# [Dataset items]
@@ -197,6 +262,12 @@
 #pragma unroll
             for (int rt = 0; rt < RTW; ++rt) acc_o[rt][ct] = splat4(b);
         }
+        f32x4 tacc_o[NQA];
+        if (tail2) {
+            const float b = CST[C_BO + 64 * tg2 + lane];
+#pragma unroll
+            for (int qd = 0; qd < NQA; ++qd) tacc_o[qd] = splat4(b);
+        }
         for (int hg = 0; hg < 2; ++hg) {
             const float* wp3[2];
             float4 b3[2];
@@ -217,8 +288,17 @@
 #pragma unroll
                     for (int rt = 0; rt < RTW; ++rt) acc[rt][x] = splat4(b);
                 }
+                f32x4 tacc[NQA];
+                const float* twp = Ly.Wqkv;
+                if (tail1) {
+                    twp = Ly.Wqkv + ((int64_t)(8 * cw + 4 * hg + tct) * (FE / 16)) * 256 + tw4;
+                    const float b = CST[C_BQKV + 128 * cw + 64 * hg + lane];
+#pragma unroll
+                    for (int qd = 0; qd < NQA; ++qd) tacc[qd] = splat4(b);
+                }
                 ESTAMP(16);
-                gemm_pass<RTW, 3, SA, false, RTT - RTA>(acc, HB + (row0 + j) * SA + G * GA, nrt, wp, FE / 16, b0);
+                gemm_pass<RTW, 3, SA, false, RTF - RTG, NQ, GA>(acc, HB + (grow0 + j) * SA + G * GA, gnrt, wp, FE / 16, b0,
+                                                                tail1, tacc, HB + (TROW + (lane & 3)) * SA, twp);
                 ESTAMP(17);
                 load_b0<2>(b3, wp3);
                 float* qcol = QA + (j & 3) * 16 + 4 * cw + (j >> 2);
@@ -226,8 +306,8 @@
                 float* vrow = VT + (16 * cw + j) * SV;
 #pragma unroll
                 for (int rt = 0; rt < RTW; ++rt)
-                    if (rt < nrt) {
-                        const int rbase = row0 + 16 * rt + 4 * G;
+                    if (rt < gnrt) {
+                        const int rbase = grow0 + 16 * rt + 4 * G;
 #pragma unroll
                         for (int r = 0; r < 4; ++r) {
                             qcol[(rbase + r) * SQ] = acc[rt][0][r] * 0.25f;
@@ -236,6 +316,19 @@
                         *reinterpret_cast<float4*>(vrow + rbase) =
                             make_float4(acc[rt][2][0], acc[rt][2][1], acc[rt][2][2], acc[rt][2][3]);
                     }
+                if (tail1) {
+                    float* tcol = (cw == 0 ? QA : KB) + (lane & 3) * 16 + (lane >> 2);
+#pragma unroll
+                    for (int qd = 0; qd < NQA; ++qd) {
+                        const f32x4 v = tacc[qd];
+                        if (cw == 2) {
+                            *reinterpret_cast<float4*>(VT + lane * SV + TROW + 4 * qd) = make_float4(v[0], v[1], v[2], v[3]);
+                        } else {
+#pragma unroll
+                            for (int r = 0; r < 4; ++r) tcol[(TROW + 4 * qd + r) * SQ] = cw == 0 ? v[r] * 0.25f : v[r];
+                        }
+                    }
+                }
             }
             ESTAMP(1);
             __syncthreads();
@@ -313,12 +406,14 @@
             ESTAMP(3);
             __syncthreads();
             ESTAMP(4);
-            gemm_pass<RTW, 2, SQ, false, RTT - RTA>(acc_o, QA + (row0 + j) * SQ + G * 16, nrt, wp3, 4, b3);
+            gemm_pass<RTW, 2, SQ, false, RTF - RTG, NQ, 16>(acc_o, QA + (grow0 + j) * SQ + G * 16, gnrt, wp3, 4, b3, tail2, tacc_o,
+                                                            QA + (TROW + (lane & 3)) * SQ,
+                                                            Ly.Wo + ((int64_t)(4 * tg2 + tct) * (FE / 16) + 4 * hg) * 256 + tw4);
             ESTAMP(5);
             __syncthreads();
             ESTAMP(6);
         }
-        residual_norm_store<RTW>(acc_o, HB, row0, nrt, cw, j, G, a.norm, CST + C_N1);
+        residual_norm_store<RTW, NQ>(acc_o, HB, grow0, gnrt, cw, j, G, a.norm, CST + C_N1, tail2, tacc_o, TROW, tg2, lane);
         __syncthreads();
         if (a.norm == EAMRL_NORM_INSTANCE) {
             instance_norm(L, M, a.eps, CST + C_N1);
@@ -331,6 +426,12 @@
             const float b = CST[C_B2 + 32 * cw + 16 * ct + j];
 #pragma unroll
             for (int rt = 0; rt < RTW; ++rt) acc_f[rt][ct] = splat4(b);
+        }
+        f32x4 tacc_f[NQA];
+        if (tail2) {
+            const float b = CST[C_B2 + 64 * tg2 + lane];
+#pragma unroll
+            for (int qd = 0; qd < NQA; ++qd) tacc_f[qd] = splat4(b);
         }
         for (int ch = 0; ch < FF / 128; ++ch) {
             const float* wp5[2];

# [TASK INSTRUCTIONS]
Give back, word for word, only the lines from the one containing "for (int rt = 0; rt < RTW; ++rt) acc_f[rt][ct]" through the closing line of the entries.

# [EXERCISE RESULT]
             for (int rt = 0; rt < RTW; ++rt) acc_f[rt][ct] = splat4(b);
+        }
+        f32x4 tacc_f[NQA];
+        if (tail2) {
+            const float b = CST[C_B2 + 64 * tg2 + lane];
+#pragma unroll
+            for (int qd = 0; qd < NQA; ++qd) tacc_f[qd] = splat4(b);
         }
         for (int ch = 0; ch < FF / 128; ++ch) {
             const float* wp5[2];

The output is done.